Die Einwohner sind arbeitsam und häuslich, aber zum größten Theil nur mittelmäßig begütert, manche wirklich in bedrängten Umständen. Die Gewerbetreibenden unter ihnen sind meistens Weber und Maurer, letztere auswärts Arbeit suchend. Schildwirthschaften bestehen 3. Mühlwerk ist keines vorhanden, ungeachtet die Gemeinde vor mehreren Jahren mit einem Opfer von 6000 fl. und nach einem kostspieligen Proceß von dem Mühlbann, der sie an Unter-Ensingen knüpfte, sich befreit hat. Übrigens hat die Gemeinde einigen Güterbesitz, namentlich Baum-Allmanden; ein Stück Weideland von 60 Morgen ist vor einigen Jahren in Bürgertheile zerschlagen worden; auch wurde in der neueren Zeit ein Gemeinde-Backhaus errichtet.

Den Fruchtzehnten bezieht zu einem größern Theil der Hospital Nürtingen, zu einem kleinern der Staat, den Weinzehnten letzterer allein. Der kleine Zehnte ist durch Vertrag von 1581 von dem Hospital der Ortspfarrei überlassen, der Heuzehnte aber abgelöst worden. Das Fischwasser ist Eigenthum eines Unter-Ensinger Privaten.

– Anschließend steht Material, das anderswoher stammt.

static std::vector<float4> src_cull_f4(const HostScene &host) {
  std::vector<float4> v(host.bvh_src_cull.size() / 4);
  for (size_t i = 0; i < v.size(); ++i)
    v[i] = make_float4(host.bvh_src_cull[4 * i], host.bvh_src_cull[4 * i + 1], host.bvh_src_cull[4 * i + 2],
                       host.bvh_src_cull[4 * i + 3]);
  return v;
}

GpuScene *gpu_upload(const HostScene &host, std::string *err) {
  GpuScene *s = new GpuScene();
  s->host = host;
  if (hipGetDevice(&s->device) != hipSuccess) {
    *err = "no HIP device available";
    delete s;
    return nullptr;
  }
  std::vector<TriPair> pairs((host.isect.size() + 1) / 2);
  pack_pairs(host.isect.data(), (int)host.isect.size(), pairs.data());
  if (upload(&s->isect, host.isect) || upload(&s->pairs, pairs) || upload(&s->geom, host.geom) || upload(&s->mat, host.mat) ||
      upload(&s->kd, host.kd) || upload(&s->emit_tri, host.emit_tri) || upload(&s->emit_cdf, host.emit_cdf) ||
      upload(&s->emit_pmf, host.emit_pmf) || upload(&s->emit_pmfr, pmf_reciprocals(host.emit_pmf)) ||
      upload(&s->big_pairs, host.bvh_big_pairs) || upload(&s->big_idx, host.bvh_big_idx) ||
      upload(&s->big_boxes, host.bvh_big_boxes) ||
      upload_as_f4(&s->wide, host.bvh_wide) || upload(&s->src_cull, src_cull_f4(host)) ||
      upload(&s->wtris, host.bvh_wtris) || upload(&s->pboxes, pair_boxes(host)) ||
      upload(&s->pomask, shadow_occluder_masks(host)) ||
      upload(&s->big_pomask, host.bvh_big_idx.empty()
                                 ? std::vector<uint32_t>()
                                 : shadow_occluder_masks(host, std::vector<int>(host.bvh_big_idx.begin(),
                                                                                host.bvh_big_idx.end())))) {
    *err = gpu_last_error();
    gpu_free(s);
    return nullptr;
  }
  for (const TriMat &m : host.mat) s->has_ks |= (m.flags & MAT_HAS_KS) != 0;
  {
    std::vector<int> te((size_t)host.nT, -1);
    for (int e = 0; e < host.nE; ++e) te[(size_t)host.emit_tri[(size_t)e]] = e;
    if (upload(&s->tri_emit, te)) {
      *err = gpu_last_error();
      gpu_free(s);
      return nullptr;
    }
  }
  {
    hipMemPool_t pool;
    if (hipDeviceGetDefaultMemPool(&pool, s->device) == hipSuccess) {
      uint64_t keep = ~0ull;
      (void)hipMemPoolSetAttribute(pool, hipMemPoolAttrReleaseThreshold, &keep);
    }
  }
  if ((size_t)host.nT * 3 * sizeof(double) > (size_t)kLdsGradBytes) {
    const int slots = kLdsGradBytes / (3 * (int)sizeof(double));
    std::vector<int> order(host.nT), map(host.nT, -1), inv(slots);
    for (int i = 0; i < host.nT; ++i) order[i] = i;
    std::stable_sort(order.begin(), order.end(),
                     [&](int x, int y) { return host.geom[(size_t)x].area > host.geom[(size_t)y].area; });
    for (int k = 0; k < slots; ++k) {
      map[(size_t)order[(size_t)k]] = k;
      inv[(size_t)k] = order[(size_t)k];
    }
    if (upload(&s->grad_map, map) || upload(&s->slot_tri, inv)) {
      *err = gpu_last_error();
      gpu_free(s);
      return nullptr;
    }
  }
  s->on_device = true;
  return s;
}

Der Ort hat eine ziemlich breite Hauptstraße, welche übrigens zu niedrig gelegt ist, um gehörig reinlich seyn zu können; die Häuser sind ziemlich unansehnlich. Die Kirche mit gothischem Chor, die etwas tief in den Berg hineingebaut ist, wurde ohne Zweifel um | die Zeit der Gründung der Pfarrei (1466) gebaut, da früher auch Ober-Boihingen ein Filial der großen Mutterparochie Nürtingen gewesen war. Sie steht am obern Ende des Dorfs. Die Baulast ruht auf dem Heiligen, der aber unvermögend ist. Die Kirche umgibt der Begräbnißplatz. In der Mitte des Ortes an der Straße steht das geräumige Pfarrhaus, das vom Staat unterhalten wird. Das Rathhaus ist alt, die Schule aber ein schönes, 1842/43 von der Gemeinde mit einem Aufwand von 8070 fl. neu aufgeführtes Gebäude. Das Schulpersonal besteht aus einem Lehrer, einem Unterlehrer und einem Lehrgehülfen.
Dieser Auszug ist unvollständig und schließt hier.